What to work on: From the entries below, please output exactly the lines starting at the one containing "const bool has_acc" and ending at the one containing "Pack16 ya[TN], xb[TC];", both included.

☆ ☆ ☆ ☆ ☆ ☆ ☆

template <int K, int N, bool LN>
__global__ void __launch_bounds__((LB3<K, N>::NT), (LB3<K, N>::WPS)) lnlin3_bwd_kernel(const LB3Args p) {
  extern __shared__ __attribute__((aligned(16))) char smem[];
  using CF = LB3<K, N>;
  constexpr int NCT = CF::NCT, NW = CF::NW, KN = CF::KN, TN = CF::TN, TC = CF::TC, NGC = CF::NGC, NWG = CF::NWG, NT = CF::NT;
  constexpr int LDX = CF::LDX, LDY = CF::LDY;
  const int tid = threadIdx.x, lane = tid & 63, wave = __builtin_amdgcn_readfirstlane(tid >> 6), r = lane & 31, hh = lane >> 5;
  const bool has_acc = p.Acc != nullptr || p.Acc2 != nullptr;

  if (!(LB3_ABL & 16)) lds_zero16(smem, CF::SMEM, tid, NT);
  __syncthreads();
  if (tid < 64) *reinterpret_cast<uint16_t*>(smem + (tid >> 5) * CF::BUF + (tid & 31) * LDX + K * 2) = 0x3f80;

  const int q = (lane & 15) >> 2, pp = lane & 3, gq1 = (lane >> 4) & 1;
  const int trc = (16 * gq1 + 4 * pp) * 2;
  const int tro_y = CF::OFF_DY + (8 * hh + q) * LDY + trc;
  const int tro_x = (8 * hh + q) * LDX + trc;

  const bool is_wg = wave < NWG;
  const int gn = wave / NGC, gc = wave - gn * NGC;
  const int dct = wave - NWG;

  const int64_t t0 = (int64_t)blockIdx.x * p.tiles_per_wg;
  const int64_t t1 = t0 + p.tiles_per_wg < p.ntiles ? t0 + p.tiles_per_wg : p.ntiles;
  __syncthreads();

  if (is_wg) {
    LB3Loader<CF, LN, CF::W_SY, CF::W_SX, CF::W_SA> ld;
    ld.setup(tid, CF::NTW, has_acc);
    if (t0 < t1) ld.fetch(p, t0);
    f32x16 G[TN][TC];
#pragma unroll
    for (int i = 0; i < TN; ++i)
#pragma unroll
      for (int j = 0; j < TC; ++j)
#pragma unroll
        for (int v = 0; v < 16; ++v) G[i][j][v] = 0.f;
    int b = 0;
    LB3_T0
    for (int64_t tile = t0; tile < t1; ++tile, b ^= 1) {
      char* buf = smem + b * CF::BUF;
      ld.stash(p, tile, buf);
      LB3_T(0)
      ld.fetch(p, tile + 1 < t1 ? tile + 1 : tile);
      LB3_T(1)
      __syncthreads();
      LB3_T(2)
#pragma unroll
      for (int s = 0; s < 2; ++s) {
        Pack16 ya[TN], xb[TC];
#pragma unroll
        for (int i = 0; i < TN; ++i) {
          const lds_cp yp = (lds_cp)(buf + tro_y + 16 * s * LDY) + (gn * TN + i) * 64;
          ya[i] = lds_tr_pack(yp, yp + 4 * LDY);
        }
#pragma unroll
        for (int j = 0; j < TC; ++j) {
          const lds_cp xp = (lds_cp)(buf + tro_x + 16 * s * LDX) + (gc * TC + j) * 64;
          xb[j] = lds_tr_pack(xp, xp + 4 * LDX);
        }
#pragma unroll
        for (int i = 0; i < TN; ++i)
#pragma unroll
          for (int j = 0; j < TC; ++j) {
#if !(LB3_ABL & 1)
            MM::mma(G[i][j], ya[i], xb[j]);
#else
            G[i][j][0] += __uint_as_float(ya[i].w[0] ^ xb[j].w[0]);
#endif
          }
      }
      LB3_T(3)
    }
    LB3_TP("wgrad")
    if (LN) __syncthreads();
    uint2* my = reinterpret_cast<uint2*>(p.slab) + (int64_t)blockIdx.x * p.slab_stride;
#pragma unroll
    for (int i = 0; i < TN; ++i)
#pragma unroll
      for (int j = 0; j < TC; ++j) {
        const int c = 32 * (gc * TC + j) + r;
#pragma unroll
        for (int g4 = 0; g4 < 4; ++g4) {
          const int n0 = 32 * (gn * TN + i) + 8 * g4 + 4 * hh;
          if (n0 < N && c <= K && !(LB3_ABL & 8))
            my[(int64_t)(n0 >> 2) * (K + 1) + c] =
                make_uint2(pack_bf16x2(G[i][j][4 * g4], G[i][j][4 * g4 + 1]), pack_bf16x2(G[i][j][4 * g4 + 2], G[i][j][4 * g4 + 3]));
        }
      }
    return;
  }

  LB3Loader<CF, LN, CF::D_SY, CF::D_SX, CF::D_SA> ld;
  ld.setup(CF::SPLITR ? tid - 64 * NWG : tid, CF::NTD, has_acc);
  if (t0 < t1) ld.fetch(p, t0);
  Pack16 wf[KN];
  {
    const int c = 32 * dct + r;
    const int cc = c < K ? c : K - 1;
    const float gm = (c < K) ? (LN ? p.lnw[cc] : 1.0f) : 0.f;
#pragma unroll
    for (int ks = 0; ks < KN; ++ks) {
      float f[8];
#pragma unroll
      for (int e = 0; e < 8; ++e) {
        const int n = 16 * ks + 8 * hh + e;
#if LB3_ABL & 4
        const float w = 0.01f * (float)(n + cc);
#else
        const float w = p.W[(size_t)(n < N ? n : N - 1) * K + cc];
#endif
        f[e] = n < N ? w * gm : 0.f;
      }
      wf[ks] = MM::pack(f);
    }
  }
  constexpr float invK = 1.0f / (float)K;
  float* red = reinterpret_cast<float*>(smem + CF::OFF_RED);
  f32x16 dx;
  u32x2_t xs[4], as[4];
  float rstd = 0.f;
  int64_t prow = -1;
  auto finish = [&](int pb) {
    float s1 = 0.f, s2 = 0.f;
    if (LN) {
#pragma unroll
      for (int w = 0; w < NCT; ++w) {
        const float2 v = *reinterpret_cast<const float2*>(red + ((pb * NCT + w) * 32 + r) * 2);
        s1 += v.x; s2 += v.y;
      }
      s1 *= invK; s2 *= invK;
    }
    float o[16];
#pragma unroll
    for (int g4 = 0; g4 < 4; ++g4) {
      const float xh[4] = {bf16lo(xs[g4].x), bf16hi(xs[g4].x), bf16lo(xs[g4].y), bf16hi(xs[g4].y)};
      const float ac[4] = {bf16lo(as[g4].x), bf16hi(as[g4].x), bf16lo(as[g4].y), bf16hi(as[g4].y)};
#pragma unroll
      for (int e = 0; e < 4; ++e) o[4 * g4 + e] = LN ? fmaf(rstd, dx[4 * g4 + e] - s1 - xh[e] * s2, ac[e]) : dx[4 * g4 + e] + ac[e];
    }
    if (prow < p.M) {
      bf16* drow = p.dX + prow * p.lddx;
#pragma unroll
      for (int gp2 = 0; gp2 < 2; ++gp2) {
        float c8[8];
#pragma unroll
        for (int e = 0; e < 4; ++e) {
          const auto sw = __builtin_amdgcn_permlane32_swap(__float_as_uint(o[8 * gp2 + e]), __float_as_uint(o[8 * gp2 + 4 + e]), false, false);
          c8[e] = __uint_as_float(sw[0]);
          c8[4 + e] = __uint_as_float(sw[1]);
        }
        const int cb = 32 * dct + 8 * (2 * gp2 + hh);
        if (cb + 8 <= K) {
          u32x4_a4 u;
          u.x = pack_bf16x2(c8[0], c8[1]); u.y = pack_bf16x2(c8[2], c8[3]);
          u.z = pack_bf16x2(c8[4], c8[5]); u.w = pack_bf16x2(c8[6], c8[7]);
          *reinterpret_cast<u32x4_a4*>(drow + cb) = u;
        } else {
#pragma unroll
          for (int e = 0; e < 8; ++e)
            if (cb + e < K) drow[cb + e] = __float2bfloat16(c8[e]);
        }
      }
    }
  };
  int b = 0;
  LB3_T0
  for (int64_t tile = t0; tile < t1; ++tile, b ^= 1) {
    char* buf = smem + b * CF::BUF;
    ld.stash(p, tile, buf);
    LB3_T(0)
    ld.fetch(p, tile + 1 < t1 ? tile + 1 : tile);
    LB3_T(1)
    __syncthreads();
    LB3_T(2)
    if (LN && prow >= 0) finish(b ^ 1);
    LB3_T(4)
    const lds_cp yrow = (lds_cp)(buf + CF::OFF_DY + r * LDY + hh * 16);
#pragma unroll
    for (int v = 0; v < 16; ++v) dx[v] = 0.f;
    if constexpr (KN > 12) {
#pragma unroll
      for (int ks = 0; ks < KN; ++ks) {
#if !(LB3_ABL & 2)
        MM::mma(dx, wf[ks], lds_pack(yrow + 32 * ks));
#else
        dx[0] += __uint_as_float(lds_pack(yrow + 32 * ks).w[0]);
#endif
      }
    } else {
      f32x16 d2;
#pragma unroll
      for (int v = 0; v < 16; ++v) d2[v] = 0.f;
#pragma unroll
      for (int ks = 0; ks < KN; ++ks) {
        const Pack16 yb = lds_pack(yrow + 32 * ks);
        if (ks & 1) MM::mma(d2, wf[ks], yb);
        else MM::mma(dx, wf[ks], yb);
      }
#pragma unroll
      for (int v = 0; v < 16; ++v) dx[v] += d2[v];
    }
    const lds_cp xrow = (lds_cp)(buf + r * LDX) + (32 * dct + 4 * hh) * 2;
#pragma unroll
    for (int g4 = 0; g4 < 4; ++g4) {
      xs[g4] = *reinterpret_cast<const LDS_AS u32x2_t*>(xrow + 16 * g4);
      as[g4] = *reinterpret_cast<const LDS_AS u32x2_t*>(xrow + CF::OFF_AC + 16 * g4);
    }
    prow = tile * 32 + r;
    if (LN) {
      rstd = reinterpret_cast<const float*>(buf + CF::OFF_SM)[r];
      float s1 = 0.f, s2 = 0.f;
#pragma unroll
      for (int g4 = 0; g4 < 4; ++g4) {
        const float xh[4] = {bf16lo(xs[g4].x), bf16hi(xs[g4].x), bf16lo(xs[g4].y), bf16hi(xs[g4].y)};
#pragma unroll
        for (int e = 0; e < 4; ++e) {
          s1 += dx[4 * g4 + e];
          s2 = fmaf(dx[4 * g4 + e], xh[e], s2);
        }
      }
      s1 = half_swap_sum(s1);
      s2 = half_swap_sum(s2);
      if (hh == 0) *reinterpret_cast<float2*>(red + ((b * NCT + dct) * 32 + r) * 2) = make_float2(s1, s2);
    } else {
      LB3_T(3)
      finish(b);
      LB3_T(4)
    }
    LB3_T(3)
  }
  LB3_TP("dgrad")
  if (LN) {
    __syncthreads();
    if (prow >= 0) finish(b ^ 1);
  }
}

☆ ☆ ☆ ☆ ☆ ☆ ☆

Response:
  const bool has_acc = p.Acc != nullptr || p.Acc2 != nullptr;

  if (!(LB3_ABL & 16)) lds_zero16(smem, CF::SMEM, tid, NT);
  __syncthreads();
  if (tid < 64) *reinterpret_cast<uint16_t*>(smem + (tid >> 5) * CF::BUF + (tid & 31) * LDX + K * 2) = 0x3f80;

  const int q = (lane & 15) >> 2, pp = lane & 3, gq1 = (lane >> 4) & 1;
  const int trc = (16 * gq1 + 4 * pp) * 2;
  const int tro_y = CF::OFF_DY + (8 * hh + q) * LDY + trc;
  const int tro_x = (8 * hh + q) * LDX + trc;

  const bool is_wg = wave < NWG;
  const int gn = wave / NGC, gc = wave - gn * NGC;
  const int dct = wave - NWG;

  const int64_t t0 = (int64_t)blockIdx.x * p.tiles_per_wg;
  const int64_t t1 = t0 + p.tiles_per_wg < p.ntiles ? t0 + p.tiles_per_wg : p.ntiles;
  __syncthreads();

  if (is_wg) {
    LB3Loader<CF, LN, CF::W_SY, CF::W_SX, CF::W_SA> ld;
    ld.setup(tid, CF::NTW, has_acc);
    if (t0 < t1) ld.fetch(p, t0);
    f32x16 G[TN][TC];
#pragma unroll
    for (int i = 0; i < TN; ++i)
#pragma unroll
      for (int j = 0; j < TC; ++j)
#pragma unroll
        for (int v = 0; v < 16; ++v) G[i][j][v] = 0.f;
    int b = 0;
    LB3_T0
    for (int64_t tile = t0; tile < t1; ++tile, b ^= 1) {
      char* buf = smem + b * CF::BUF;
      ld.stash(p, tile, buf);
      LB3_T(0)
      ld.fetch(p, tile + 1 < t1 ? tile + 1 : tile);
      LB3_T(1)
      __syncthreads();
      LB3_T(2)
#pragma unroll
      for (int s = 0; s < 2; ++s) {
        Pack16 ya[TN], xb[TC];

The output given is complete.